Recorded data

+===+

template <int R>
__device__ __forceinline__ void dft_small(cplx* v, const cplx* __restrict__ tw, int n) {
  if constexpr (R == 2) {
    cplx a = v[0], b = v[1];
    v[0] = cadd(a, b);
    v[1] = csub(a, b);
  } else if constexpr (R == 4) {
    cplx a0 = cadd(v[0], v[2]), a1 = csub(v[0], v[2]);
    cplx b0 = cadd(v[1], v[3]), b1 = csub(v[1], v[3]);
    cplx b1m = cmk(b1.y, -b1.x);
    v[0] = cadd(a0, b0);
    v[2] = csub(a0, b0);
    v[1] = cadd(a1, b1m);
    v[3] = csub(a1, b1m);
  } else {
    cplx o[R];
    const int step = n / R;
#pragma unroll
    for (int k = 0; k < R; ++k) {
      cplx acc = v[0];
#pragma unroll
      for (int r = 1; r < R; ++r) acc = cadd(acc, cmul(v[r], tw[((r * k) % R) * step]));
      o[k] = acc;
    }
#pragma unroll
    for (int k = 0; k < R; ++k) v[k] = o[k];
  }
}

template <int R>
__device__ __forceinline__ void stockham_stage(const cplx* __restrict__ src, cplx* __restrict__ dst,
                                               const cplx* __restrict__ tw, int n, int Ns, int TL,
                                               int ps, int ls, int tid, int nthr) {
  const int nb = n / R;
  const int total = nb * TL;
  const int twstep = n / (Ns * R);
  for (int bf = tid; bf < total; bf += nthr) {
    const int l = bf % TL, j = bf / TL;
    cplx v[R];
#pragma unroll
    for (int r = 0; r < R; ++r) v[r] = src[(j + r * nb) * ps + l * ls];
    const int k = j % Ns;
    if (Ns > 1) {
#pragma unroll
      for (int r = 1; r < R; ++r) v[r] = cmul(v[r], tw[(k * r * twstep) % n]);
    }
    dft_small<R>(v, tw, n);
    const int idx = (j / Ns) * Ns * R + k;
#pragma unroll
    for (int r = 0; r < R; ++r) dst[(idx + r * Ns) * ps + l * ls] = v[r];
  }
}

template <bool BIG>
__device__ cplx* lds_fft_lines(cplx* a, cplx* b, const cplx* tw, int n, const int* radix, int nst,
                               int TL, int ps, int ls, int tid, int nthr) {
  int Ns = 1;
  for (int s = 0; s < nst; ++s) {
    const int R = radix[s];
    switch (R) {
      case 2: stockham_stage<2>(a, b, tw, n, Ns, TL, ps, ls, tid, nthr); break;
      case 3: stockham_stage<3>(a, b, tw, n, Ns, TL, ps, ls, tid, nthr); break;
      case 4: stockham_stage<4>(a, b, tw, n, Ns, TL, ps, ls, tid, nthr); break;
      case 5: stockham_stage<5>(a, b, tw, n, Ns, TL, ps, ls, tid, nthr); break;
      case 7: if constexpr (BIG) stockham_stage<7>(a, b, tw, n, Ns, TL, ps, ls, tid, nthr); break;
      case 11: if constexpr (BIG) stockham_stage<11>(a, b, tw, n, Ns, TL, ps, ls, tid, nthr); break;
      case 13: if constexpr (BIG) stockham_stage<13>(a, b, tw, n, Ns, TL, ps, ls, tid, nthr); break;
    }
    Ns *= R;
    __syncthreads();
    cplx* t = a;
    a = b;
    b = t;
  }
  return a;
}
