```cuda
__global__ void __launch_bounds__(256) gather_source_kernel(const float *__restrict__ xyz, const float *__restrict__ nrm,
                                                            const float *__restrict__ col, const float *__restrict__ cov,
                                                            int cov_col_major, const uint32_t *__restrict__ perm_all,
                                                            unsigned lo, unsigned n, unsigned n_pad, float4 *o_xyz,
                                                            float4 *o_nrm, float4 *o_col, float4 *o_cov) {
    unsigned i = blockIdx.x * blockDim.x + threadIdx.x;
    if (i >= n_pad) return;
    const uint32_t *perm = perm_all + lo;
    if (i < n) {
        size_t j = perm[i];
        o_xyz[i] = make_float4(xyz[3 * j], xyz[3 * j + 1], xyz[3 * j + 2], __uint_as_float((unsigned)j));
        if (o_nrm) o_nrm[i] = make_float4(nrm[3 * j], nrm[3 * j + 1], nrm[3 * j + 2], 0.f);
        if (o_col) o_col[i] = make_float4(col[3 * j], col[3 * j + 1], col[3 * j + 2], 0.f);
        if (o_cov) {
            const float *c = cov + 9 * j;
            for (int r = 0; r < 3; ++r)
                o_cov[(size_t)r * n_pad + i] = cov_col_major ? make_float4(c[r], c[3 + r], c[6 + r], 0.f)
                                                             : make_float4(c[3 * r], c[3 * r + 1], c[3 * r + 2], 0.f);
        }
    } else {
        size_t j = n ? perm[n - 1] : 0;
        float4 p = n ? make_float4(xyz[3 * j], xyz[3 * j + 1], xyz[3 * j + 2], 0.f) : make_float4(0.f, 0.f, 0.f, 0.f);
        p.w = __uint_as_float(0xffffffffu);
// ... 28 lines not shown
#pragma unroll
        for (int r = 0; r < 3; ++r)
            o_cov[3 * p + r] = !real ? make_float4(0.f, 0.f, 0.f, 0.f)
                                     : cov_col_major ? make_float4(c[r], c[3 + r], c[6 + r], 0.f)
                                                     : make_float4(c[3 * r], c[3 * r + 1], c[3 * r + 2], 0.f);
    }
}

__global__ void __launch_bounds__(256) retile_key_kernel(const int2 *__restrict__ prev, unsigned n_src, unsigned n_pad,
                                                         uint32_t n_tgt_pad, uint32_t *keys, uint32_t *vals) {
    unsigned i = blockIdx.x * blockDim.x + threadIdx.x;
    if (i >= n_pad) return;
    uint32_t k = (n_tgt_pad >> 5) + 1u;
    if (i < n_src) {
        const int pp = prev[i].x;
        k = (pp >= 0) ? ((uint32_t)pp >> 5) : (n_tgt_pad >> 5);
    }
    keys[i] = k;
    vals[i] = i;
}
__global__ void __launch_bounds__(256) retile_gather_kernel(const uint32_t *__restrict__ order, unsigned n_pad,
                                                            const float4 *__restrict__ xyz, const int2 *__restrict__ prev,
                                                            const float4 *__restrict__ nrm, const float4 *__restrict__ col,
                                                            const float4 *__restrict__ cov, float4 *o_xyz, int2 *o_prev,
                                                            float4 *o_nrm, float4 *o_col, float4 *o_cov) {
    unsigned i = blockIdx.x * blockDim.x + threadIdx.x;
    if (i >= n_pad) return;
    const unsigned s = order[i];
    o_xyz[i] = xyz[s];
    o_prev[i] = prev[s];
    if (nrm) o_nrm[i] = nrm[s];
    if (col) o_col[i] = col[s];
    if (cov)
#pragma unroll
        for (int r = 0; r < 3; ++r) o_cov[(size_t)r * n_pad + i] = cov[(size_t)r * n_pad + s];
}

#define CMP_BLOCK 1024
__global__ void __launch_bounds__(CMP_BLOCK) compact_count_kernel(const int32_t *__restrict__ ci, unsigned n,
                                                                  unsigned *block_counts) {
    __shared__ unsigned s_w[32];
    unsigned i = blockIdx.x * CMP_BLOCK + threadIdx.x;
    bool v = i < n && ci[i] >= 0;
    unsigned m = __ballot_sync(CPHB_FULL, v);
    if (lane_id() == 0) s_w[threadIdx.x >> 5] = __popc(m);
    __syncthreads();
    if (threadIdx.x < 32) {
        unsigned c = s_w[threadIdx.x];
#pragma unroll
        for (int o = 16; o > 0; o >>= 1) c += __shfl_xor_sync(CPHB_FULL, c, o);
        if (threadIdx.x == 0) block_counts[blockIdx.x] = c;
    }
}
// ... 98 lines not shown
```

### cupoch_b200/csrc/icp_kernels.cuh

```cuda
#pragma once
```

+===+

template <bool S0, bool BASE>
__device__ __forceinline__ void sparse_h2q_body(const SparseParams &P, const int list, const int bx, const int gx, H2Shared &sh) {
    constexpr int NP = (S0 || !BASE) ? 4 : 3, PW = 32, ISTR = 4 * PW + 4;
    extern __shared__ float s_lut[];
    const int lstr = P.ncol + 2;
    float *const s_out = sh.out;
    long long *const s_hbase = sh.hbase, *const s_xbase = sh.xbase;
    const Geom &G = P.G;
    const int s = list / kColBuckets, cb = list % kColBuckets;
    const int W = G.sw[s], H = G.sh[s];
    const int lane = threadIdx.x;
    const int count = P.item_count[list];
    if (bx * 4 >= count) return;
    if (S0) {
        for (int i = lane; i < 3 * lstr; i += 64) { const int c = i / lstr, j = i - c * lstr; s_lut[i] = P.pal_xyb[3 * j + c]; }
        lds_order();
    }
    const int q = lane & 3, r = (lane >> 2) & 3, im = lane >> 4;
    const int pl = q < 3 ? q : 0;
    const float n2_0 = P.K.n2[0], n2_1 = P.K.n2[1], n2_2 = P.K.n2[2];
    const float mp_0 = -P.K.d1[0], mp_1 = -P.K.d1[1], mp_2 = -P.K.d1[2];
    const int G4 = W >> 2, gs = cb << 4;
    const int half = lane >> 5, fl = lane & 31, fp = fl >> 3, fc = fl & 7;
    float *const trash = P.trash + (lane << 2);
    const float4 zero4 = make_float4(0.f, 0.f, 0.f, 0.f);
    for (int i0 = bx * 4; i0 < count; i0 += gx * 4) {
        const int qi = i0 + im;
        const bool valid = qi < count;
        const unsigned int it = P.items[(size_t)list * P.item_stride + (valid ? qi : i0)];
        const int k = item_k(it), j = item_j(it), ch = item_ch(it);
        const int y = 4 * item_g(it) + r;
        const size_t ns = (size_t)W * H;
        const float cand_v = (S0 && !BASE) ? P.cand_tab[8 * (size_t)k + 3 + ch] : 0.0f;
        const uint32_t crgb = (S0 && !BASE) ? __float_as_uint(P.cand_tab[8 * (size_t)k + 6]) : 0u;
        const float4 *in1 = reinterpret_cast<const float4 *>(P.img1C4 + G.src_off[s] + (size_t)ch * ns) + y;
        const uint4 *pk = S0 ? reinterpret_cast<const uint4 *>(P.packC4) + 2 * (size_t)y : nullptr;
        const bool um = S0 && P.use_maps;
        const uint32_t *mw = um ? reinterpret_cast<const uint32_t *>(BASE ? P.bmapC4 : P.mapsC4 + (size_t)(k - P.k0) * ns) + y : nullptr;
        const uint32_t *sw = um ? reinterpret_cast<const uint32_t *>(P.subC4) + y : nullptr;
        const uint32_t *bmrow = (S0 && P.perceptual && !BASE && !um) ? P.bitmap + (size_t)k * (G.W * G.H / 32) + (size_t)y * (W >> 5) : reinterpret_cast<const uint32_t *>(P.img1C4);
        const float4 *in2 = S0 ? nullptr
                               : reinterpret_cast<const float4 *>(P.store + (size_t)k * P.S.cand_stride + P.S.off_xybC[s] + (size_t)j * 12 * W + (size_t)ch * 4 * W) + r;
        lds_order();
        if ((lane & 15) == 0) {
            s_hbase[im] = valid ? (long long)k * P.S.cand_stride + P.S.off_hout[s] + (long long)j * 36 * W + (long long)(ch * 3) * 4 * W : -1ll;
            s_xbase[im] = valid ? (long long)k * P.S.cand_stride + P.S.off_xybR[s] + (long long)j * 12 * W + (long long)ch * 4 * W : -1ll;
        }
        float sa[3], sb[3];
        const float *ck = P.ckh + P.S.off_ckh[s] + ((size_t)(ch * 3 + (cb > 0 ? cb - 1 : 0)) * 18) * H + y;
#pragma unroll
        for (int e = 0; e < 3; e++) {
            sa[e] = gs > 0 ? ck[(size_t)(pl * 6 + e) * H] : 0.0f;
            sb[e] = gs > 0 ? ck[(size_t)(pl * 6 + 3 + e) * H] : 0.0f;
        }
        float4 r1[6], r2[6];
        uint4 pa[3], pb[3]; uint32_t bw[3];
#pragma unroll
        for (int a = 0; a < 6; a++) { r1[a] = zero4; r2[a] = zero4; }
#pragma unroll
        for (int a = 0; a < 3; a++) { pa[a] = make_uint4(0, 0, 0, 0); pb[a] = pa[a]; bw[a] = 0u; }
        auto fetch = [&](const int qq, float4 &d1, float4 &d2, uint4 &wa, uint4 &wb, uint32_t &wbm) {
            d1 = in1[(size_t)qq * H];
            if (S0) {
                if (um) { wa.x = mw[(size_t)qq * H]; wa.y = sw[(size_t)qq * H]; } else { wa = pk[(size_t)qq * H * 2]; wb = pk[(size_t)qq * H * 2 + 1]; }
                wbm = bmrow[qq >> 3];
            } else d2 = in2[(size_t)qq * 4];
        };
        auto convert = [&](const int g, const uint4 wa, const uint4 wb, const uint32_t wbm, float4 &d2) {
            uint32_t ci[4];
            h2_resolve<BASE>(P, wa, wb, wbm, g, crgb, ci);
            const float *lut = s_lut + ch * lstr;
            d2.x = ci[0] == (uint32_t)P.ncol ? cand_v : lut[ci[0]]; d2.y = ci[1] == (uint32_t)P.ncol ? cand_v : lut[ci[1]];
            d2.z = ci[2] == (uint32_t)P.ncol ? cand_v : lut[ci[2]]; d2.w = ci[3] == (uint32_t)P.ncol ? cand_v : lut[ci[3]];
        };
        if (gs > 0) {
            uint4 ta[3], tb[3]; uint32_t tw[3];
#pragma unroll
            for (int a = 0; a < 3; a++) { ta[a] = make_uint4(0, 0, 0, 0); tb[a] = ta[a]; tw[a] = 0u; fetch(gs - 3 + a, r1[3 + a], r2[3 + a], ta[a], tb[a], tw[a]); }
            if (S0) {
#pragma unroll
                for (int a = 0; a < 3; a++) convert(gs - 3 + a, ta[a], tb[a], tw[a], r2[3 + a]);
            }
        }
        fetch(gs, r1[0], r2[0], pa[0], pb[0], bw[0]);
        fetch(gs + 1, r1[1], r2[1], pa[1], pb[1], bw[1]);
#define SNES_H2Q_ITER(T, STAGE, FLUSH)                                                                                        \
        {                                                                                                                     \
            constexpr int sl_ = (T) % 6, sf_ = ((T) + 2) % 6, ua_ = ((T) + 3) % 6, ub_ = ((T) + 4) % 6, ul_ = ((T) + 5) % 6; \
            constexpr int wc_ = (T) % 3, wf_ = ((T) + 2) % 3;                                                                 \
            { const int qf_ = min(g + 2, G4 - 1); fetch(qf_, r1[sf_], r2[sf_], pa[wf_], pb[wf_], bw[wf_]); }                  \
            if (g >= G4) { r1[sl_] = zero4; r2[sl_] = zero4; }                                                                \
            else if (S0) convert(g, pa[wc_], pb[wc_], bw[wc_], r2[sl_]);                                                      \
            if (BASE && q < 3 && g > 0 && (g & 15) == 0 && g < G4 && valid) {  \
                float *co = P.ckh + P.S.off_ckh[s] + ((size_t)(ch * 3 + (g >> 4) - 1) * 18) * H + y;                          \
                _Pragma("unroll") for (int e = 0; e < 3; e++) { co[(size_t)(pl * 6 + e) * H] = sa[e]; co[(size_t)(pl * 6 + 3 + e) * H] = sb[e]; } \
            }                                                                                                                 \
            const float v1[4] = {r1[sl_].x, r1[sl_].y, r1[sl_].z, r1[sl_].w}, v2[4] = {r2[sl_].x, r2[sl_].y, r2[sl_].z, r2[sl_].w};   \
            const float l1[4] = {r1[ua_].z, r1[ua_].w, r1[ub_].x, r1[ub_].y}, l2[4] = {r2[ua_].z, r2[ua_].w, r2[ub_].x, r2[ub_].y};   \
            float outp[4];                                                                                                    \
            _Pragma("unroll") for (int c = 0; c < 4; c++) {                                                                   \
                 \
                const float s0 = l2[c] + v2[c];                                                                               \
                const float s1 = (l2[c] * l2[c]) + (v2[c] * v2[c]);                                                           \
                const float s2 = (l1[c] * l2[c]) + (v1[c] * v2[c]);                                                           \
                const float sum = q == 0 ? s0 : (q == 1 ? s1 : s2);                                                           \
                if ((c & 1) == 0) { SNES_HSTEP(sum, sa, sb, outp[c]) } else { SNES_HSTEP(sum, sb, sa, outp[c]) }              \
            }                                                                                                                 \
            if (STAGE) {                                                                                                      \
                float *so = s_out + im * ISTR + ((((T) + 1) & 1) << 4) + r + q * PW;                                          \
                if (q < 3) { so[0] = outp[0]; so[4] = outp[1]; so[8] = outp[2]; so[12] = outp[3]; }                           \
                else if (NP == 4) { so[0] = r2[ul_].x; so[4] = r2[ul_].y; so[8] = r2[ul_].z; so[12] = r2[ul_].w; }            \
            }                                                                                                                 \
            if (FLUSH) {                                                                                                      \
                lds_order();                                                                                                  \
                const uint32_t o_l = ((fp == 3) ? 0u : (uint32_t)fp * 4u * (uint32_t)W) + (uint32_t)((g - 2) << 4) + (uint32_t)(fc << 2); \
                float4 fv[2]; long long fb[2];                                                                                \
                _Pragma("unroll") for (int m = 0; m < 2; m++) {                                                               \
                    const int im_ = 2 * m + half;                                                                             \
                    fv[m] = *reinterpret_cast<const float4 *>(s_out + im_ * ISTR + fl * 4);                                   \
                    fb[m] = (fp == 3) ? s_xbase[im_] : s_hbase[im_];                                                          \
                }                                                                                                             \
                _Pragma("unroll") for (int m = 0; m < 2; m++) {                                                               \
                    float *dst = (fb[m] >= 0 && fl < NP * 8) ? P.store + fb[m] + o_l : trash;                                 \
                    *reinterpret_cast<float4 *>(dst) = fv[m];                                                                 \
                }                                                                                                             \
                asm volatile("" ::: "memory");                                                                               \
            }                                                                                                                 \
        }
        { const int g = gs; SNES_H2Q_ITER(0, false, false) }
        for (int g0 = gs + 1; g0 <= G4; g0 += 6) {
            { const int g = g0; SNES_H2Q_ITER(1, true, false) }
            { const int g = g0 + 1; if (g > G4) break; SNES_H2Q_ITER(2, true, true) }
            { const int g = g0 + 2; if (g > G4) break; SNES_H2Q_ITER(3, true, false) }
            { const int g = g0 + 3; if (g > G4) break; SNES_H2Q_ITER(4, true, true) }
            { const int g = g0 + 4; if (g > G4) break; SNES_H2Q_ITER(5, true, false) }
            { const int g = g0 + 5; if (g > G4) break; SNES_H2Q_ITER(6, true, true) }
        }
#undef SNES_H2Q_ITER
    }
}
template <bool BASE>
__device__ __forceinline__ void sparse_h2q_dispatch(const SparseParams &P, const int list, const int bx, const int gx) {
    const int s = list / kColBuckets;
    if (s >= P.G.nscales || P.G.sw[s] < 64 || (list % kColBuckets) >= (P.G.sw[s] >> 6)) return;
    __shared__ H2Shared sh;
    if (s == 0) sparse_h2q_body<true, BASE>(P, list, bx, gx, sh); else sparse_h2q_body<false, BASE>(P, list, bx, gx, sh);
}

+===+

**Work to be completed:**
Say how many lines in the records above hold "shown", and give no other text.

**Reply to the exercise:**
2